= Task to carry out =
The answer must consist of every line below that holds the word "border".

= Dataset records =
══════════

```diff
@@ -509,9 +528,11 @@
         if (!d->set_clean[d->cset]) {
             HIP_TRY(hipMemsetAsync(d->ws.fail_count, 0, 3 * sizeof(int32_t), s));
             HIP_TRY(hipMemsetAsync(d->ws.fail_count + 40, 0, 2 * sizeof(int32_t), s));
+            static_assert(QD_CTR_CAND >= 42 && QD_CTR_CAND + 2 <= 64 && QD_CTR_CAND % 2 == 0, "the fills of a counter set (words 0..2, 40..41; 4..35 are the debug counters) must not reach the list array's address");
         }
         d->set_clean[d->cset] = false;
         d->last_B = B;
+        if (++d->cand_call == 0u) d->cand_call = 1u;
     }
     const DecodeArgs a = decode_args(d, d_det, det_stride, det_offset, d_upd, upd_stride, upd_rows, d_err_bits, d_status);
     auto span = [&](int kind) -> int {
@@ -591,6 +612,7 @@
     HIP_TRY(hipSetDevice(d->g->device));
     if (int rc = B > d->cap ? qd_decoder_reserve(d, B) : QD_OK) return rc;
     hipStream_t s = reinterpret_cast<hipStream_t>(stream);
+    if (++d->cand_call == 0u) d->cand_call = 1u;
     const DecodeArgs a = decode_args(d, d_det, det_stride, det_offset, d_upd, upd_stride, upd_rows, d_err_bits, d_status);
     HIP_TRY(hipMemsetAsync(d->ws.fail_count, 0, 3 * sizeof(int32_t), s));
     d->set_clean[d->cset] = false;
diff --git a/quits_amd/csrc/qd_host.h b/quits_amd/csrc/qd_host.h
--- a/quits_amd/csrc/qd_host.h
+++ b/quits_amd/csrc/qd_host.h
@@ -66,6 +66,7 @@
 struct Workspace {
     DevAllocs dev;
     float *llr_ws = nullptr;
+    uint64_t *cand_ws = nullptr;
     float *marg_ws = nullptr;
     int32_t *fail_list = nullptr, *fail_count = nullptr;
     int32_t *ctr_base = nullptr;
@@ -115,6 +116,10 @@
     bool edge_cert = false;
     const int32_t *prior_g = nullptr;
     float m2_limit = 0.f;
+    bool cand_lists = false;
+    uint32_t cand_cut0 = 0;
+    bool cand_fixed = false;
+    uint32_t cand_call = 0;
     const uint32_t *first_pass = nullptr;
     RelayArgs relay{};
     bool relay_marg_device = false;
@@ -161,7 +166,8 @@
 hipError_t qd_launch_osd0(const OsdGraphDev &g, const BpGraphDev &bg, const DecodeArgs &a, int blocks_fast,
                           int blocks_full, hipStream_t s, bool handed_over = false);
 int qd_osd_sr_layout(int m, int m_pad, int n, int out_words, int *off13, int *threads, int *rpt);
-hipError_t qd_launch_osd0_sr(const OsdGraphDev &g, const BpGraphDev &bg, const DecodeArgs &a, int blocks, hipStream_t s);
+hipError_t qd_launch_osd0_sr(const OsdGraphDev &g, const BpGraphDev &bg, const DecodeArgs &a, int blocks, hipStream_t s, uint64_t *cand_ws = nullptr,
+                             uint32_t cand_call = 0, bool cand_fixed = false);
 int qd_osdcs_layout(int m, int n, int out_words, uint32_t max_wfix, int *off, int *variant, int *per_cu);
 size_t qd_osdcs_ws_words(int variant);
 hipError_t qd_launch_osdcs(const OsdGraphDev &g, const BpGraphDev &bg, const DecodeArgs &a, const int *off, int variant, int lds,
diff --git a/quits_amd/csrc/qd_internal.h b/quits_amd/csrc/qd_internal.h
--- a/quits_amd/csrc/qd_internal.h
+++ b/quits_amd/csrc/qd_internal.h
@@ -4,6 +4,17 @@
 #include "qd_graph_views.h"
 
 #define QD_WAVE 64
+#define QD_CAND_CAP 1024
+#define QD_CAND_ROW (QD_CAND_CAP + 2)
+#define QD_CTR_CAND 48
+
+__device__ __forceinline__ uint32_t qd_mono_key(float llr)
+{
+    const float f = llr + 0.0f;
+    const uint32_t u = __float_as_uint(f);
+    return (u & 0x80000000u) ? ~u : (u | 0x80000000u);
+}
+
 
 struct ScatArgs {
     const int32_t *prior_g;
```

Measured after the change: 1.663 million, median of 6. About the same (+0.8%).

══════════

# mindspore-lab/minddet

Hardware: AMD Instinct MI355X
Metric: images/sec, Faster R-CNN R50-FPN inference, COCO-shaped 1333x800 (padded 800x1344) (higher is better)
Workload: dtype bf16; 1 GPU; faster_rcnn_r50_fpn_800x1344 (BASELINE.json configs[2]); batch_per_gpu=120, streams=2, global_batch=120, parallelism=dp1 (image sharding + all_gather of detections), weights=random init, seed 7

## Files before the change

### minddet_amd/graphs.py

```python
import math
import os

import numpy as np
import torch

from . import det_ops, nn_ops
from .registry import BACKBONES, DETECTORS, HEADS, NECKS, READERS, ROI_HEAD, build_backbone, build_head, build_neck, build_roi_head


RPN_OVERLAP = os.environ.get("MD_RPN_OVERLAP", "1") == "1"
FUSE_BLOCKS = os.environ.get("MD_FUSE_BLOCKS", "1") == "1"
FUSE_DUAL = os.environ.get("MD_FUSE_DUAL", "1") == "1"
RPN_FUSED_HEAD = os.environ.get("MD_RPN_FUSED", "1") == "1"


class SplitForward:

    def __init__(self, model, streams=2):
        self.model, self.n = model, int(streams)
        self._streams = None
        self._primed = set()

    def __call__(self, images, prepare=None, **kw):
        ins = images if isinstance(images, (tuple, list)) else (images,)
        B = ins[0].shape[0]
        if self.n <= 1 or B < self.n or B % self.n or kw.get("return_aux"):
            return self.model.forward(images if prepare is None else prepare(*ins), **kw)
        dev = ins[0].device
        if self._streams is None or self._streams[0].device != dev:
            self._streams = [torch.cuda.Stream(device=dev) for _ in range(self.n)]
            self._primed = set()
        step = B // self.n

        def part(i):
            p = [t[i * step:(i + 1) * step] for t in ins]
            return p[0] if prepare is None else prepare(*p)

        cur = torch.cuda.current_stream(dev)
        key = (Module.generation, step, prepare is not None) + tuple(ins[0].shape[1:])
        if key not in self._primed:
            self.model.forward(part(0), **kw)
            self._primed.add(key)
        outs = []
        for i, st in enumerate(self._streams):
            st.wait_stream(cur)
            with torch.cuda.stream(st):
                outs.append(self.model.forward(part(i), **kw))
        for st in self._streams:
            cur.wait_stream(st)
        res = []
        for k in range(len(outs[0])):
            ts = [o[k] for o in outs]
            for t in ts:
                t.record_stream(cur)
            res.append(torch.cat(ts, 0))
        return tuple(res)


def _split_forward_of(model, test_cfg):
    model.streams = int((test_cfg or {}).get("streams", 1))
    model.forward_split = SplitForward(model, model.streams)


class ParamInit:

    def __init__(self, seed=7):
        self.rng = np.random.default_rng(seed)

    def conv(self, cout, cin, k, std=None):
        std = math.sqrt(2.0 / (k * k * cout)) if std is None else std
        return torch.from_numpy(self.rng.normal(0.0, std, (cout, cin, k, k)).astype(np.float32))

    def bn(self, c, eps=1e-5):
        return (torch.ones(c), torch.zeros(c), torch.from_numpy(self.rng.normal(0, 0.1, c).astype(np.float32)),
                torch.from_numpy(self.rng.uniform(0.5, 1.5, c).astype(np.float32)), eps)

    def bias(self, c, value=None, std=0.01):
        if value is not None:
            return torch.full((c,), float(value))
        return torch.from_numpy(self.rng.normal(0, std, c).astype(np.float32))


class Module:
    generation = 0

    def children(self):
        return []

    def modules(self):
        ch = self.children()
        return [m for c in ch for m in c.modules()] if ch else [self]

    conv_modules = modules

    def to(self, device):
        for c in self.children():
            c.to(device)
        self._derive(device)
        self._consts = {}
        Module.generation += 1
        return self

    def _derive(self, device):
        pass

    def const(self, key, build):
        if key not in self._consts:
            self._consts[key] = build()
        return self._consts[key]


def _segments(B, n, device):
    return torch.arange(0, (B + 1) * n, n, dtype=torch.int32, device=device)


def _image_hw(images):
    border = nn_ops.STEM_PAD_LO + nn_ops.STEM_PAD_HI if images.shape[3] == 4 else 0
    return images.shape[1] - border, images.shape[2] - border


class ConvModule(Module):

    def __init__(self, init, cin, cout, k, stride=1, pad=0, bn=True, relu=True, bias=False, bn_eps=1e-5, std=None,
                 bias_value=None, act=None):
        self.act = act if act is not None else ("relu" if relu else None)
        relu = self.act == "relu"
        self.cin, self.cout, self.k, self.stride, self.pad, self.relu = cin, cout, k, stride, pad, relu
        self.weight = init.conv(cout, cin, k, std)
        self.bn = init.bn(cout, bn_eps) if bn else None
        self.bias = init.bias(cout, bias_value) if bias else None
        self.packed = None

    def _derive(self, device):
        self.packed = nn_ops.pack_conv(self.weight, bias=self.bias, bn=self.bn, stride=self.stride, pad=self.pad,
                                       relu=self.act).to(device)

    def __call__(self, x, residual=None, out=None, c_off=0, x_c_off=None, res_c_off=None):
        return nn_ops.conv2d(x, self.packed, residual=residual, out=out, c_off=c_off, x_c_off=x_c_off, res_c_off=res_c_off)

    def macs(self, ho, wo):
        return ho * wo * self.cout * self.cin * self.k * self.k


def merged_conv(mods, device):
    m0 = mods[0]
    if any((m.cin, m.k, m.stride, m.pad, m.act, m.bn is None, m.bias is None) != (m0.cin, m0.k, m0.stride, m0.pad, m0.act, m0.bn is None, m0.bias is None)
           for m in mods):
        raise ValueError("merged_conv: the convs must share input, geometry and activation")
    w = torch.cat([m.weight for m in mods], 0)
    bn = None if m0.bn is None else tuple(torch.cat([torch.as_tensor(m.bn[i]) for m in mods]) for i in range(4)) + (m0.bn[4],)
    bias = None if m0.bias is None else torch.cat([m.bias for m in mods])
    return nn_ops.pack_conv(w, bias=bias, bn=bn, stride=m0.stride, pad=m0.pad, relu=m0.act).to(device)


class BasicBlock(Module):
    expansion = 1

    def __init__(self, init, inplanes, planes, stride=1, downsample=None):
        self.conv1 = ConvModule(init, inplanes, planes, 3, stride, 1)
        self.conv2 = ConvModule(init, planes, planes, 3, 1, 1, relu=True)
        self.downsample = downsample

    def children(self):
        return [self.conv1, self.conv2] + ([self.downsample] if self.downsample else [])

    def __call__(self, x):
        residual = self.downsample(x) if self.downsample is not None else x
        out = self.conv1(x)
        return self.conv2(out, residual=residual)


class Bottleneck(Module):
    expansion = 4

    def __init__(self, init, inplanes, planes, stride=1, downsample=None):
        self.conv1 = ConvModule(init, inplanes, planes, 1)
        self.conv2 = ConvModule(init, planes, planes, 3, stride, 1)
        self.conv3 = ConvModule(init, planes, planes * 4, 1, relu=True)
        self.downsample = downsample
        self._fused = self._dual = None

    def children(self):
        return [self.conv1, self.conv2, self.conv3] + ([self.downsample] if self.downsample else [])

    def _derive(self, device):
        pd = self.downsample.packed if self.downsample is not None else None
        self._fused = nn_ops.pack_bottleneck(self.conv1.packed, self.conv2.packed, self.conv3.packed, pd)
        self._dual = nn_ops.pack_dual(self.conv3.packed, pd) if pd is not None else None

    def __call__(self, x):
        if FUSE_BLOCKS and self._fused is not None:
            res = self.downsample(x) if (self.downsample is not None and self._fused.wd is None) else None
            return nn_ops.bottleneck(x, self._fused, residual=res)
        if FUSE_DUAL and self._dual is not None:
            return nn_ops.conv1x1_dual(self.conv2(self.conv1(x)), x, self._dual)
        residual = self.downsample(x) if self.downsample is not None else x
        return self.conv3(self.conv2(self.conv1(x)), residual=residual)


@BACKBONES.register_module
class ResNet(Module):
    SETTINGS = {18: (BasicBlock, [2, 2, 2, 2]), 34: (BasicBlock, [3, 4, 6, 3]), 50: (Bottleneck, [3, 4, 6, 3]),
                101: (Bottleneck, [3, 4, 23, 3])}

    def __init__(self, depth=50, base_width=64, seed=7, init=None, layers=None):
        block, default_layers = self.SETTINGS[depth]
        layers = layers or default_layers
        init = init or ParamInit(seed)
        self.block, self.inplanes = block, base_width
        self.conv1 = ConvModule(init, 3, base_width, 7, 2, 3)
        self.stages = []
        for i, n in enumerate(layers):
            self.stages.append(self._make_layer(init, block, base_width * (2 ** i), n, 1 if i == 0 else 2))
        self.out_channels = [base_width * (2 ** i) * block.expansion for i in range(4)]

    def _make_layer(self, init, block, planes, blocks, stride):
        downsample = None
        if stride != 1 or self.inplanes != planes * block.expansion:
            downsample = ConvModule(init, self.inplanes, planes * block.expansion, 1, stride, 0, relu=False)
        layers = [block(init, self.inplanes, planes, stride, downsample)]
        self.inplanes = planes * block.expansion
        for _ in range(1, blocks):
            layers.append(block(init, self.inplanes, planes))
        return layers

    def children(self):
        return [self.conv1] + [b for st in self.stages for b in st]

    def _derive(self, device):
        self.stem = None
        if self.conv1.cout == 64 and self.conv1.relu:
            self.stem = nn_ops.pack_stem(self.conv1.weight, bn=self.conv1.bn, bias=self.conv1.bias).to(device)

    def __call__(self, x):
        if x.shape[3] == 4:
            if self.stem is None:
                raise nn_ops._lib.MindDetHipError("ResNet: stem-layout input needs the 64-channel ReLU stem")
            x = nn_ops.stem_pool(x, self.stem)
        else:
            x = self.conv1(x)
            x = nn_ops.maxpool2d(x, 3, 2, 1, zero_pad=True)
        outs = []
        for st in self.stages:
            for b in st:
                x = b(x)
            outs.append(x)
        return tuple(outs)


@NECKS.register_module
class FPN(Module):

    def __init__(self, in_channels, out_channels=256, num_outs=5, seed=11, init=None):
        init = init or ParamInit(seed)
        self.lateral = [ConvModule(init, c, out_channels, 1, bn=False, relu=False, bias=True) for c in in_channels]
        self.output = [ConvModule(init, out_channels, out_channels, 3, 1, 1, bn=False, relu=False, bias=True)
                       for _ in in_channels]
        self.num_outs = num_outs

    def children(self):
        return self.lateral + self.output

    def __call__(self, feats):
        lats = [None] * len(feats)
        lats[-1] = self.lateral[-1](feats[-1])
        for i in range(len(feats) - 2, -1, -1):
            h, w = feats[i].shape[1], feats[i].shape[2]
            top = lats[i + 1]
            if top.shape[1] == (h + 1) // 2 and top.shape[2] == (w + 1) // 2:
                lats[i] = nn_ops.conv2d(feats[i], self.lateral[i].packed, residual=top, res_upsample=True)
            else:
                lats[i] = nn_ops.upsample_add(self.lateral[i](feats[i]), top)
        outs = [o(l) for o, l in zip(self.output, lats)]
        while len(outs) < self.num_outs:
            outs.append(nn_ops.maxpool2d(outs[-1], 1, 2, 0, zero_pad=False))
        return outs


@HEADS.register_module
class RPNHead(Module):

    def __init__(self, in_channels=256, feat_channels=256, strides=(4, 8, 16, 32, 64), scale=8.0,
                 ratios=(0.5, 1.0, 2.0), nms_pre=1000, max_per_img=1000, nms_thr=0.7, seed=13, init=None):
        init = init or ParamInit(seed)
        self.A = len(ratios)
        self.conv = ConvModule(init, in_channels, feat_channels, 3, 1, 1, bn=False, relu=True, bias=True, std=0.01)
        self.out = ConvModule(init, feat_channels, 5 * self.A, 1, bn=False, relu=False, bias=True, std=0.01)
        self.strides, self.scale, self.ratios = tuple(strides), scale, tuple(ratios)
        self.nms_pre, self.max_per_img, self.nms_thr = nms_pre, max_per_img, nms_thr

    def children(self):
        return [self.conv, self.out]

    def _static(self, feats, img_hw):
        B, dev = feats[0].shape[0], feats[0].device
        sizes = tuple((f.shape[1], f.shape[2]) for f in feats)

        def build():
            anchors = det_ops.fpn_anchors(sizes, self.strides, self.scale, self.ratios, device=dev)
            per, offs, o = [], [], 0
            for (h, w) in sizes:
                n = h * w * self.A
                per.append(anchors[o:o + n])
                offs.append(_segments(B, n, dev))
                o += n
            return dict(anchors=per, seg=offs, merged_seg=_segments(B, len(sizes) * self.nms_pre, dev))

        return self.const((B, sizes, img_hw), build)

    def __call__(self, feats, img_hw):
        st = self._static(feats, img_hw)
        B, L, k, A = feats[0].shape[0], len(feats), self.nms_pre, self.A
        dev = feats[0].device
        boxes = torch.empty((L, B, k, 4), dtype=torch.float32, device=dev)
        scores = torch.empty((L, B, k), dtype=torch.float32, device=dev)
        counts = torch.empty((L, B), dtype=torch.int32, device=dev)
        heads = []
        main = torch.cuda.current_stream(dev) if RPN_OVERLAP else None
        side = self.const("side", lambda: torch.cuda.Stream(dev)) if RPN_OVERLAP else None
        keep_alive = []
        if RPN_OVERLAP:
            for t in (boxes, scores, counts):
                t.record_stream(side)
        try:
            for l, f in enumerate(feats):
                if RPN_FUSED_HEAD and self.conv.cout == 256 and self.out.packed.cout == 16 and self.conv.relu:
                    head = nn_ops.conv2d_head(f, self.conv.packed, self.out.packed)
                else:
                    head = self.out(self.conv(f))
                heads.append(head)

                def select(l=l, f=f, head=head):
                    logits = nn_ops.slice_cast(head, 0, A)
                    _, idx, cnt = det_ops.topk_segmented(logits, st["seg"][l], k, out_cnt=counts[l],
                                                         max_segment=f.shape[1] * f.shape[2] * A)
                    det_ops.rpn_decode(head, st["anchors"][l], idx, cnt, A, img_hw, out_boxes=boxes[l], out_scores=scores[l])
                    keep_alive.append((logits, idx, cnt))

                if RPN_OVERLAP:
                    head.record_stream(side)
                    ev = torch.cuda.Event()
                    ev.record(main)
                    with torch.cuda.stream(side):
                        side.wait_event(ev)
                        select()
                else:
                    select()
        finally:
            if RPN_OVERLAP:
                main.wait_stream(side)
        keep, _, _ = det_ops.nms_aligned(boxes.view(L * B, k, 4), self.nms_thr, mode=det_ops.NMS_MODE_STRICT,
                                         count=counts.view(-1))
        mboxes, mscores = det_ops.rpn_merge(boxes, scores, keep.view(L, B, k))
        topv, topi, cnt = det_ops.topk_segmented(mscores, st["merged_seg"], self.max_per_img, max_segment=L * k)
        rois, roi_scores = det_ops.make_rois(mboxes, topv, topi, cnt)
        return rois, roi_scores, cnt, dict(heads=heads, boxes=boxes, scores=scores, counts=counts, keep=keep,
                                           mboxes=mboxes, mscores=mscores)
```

══════════

= Exercise output =
    border = nn_ops.STEM_PAD_LO + nn_ops.STEM_PAD_HI if images.shape[3] == 4 else 0
    return images.shape[1] - border, images.shape[2] - border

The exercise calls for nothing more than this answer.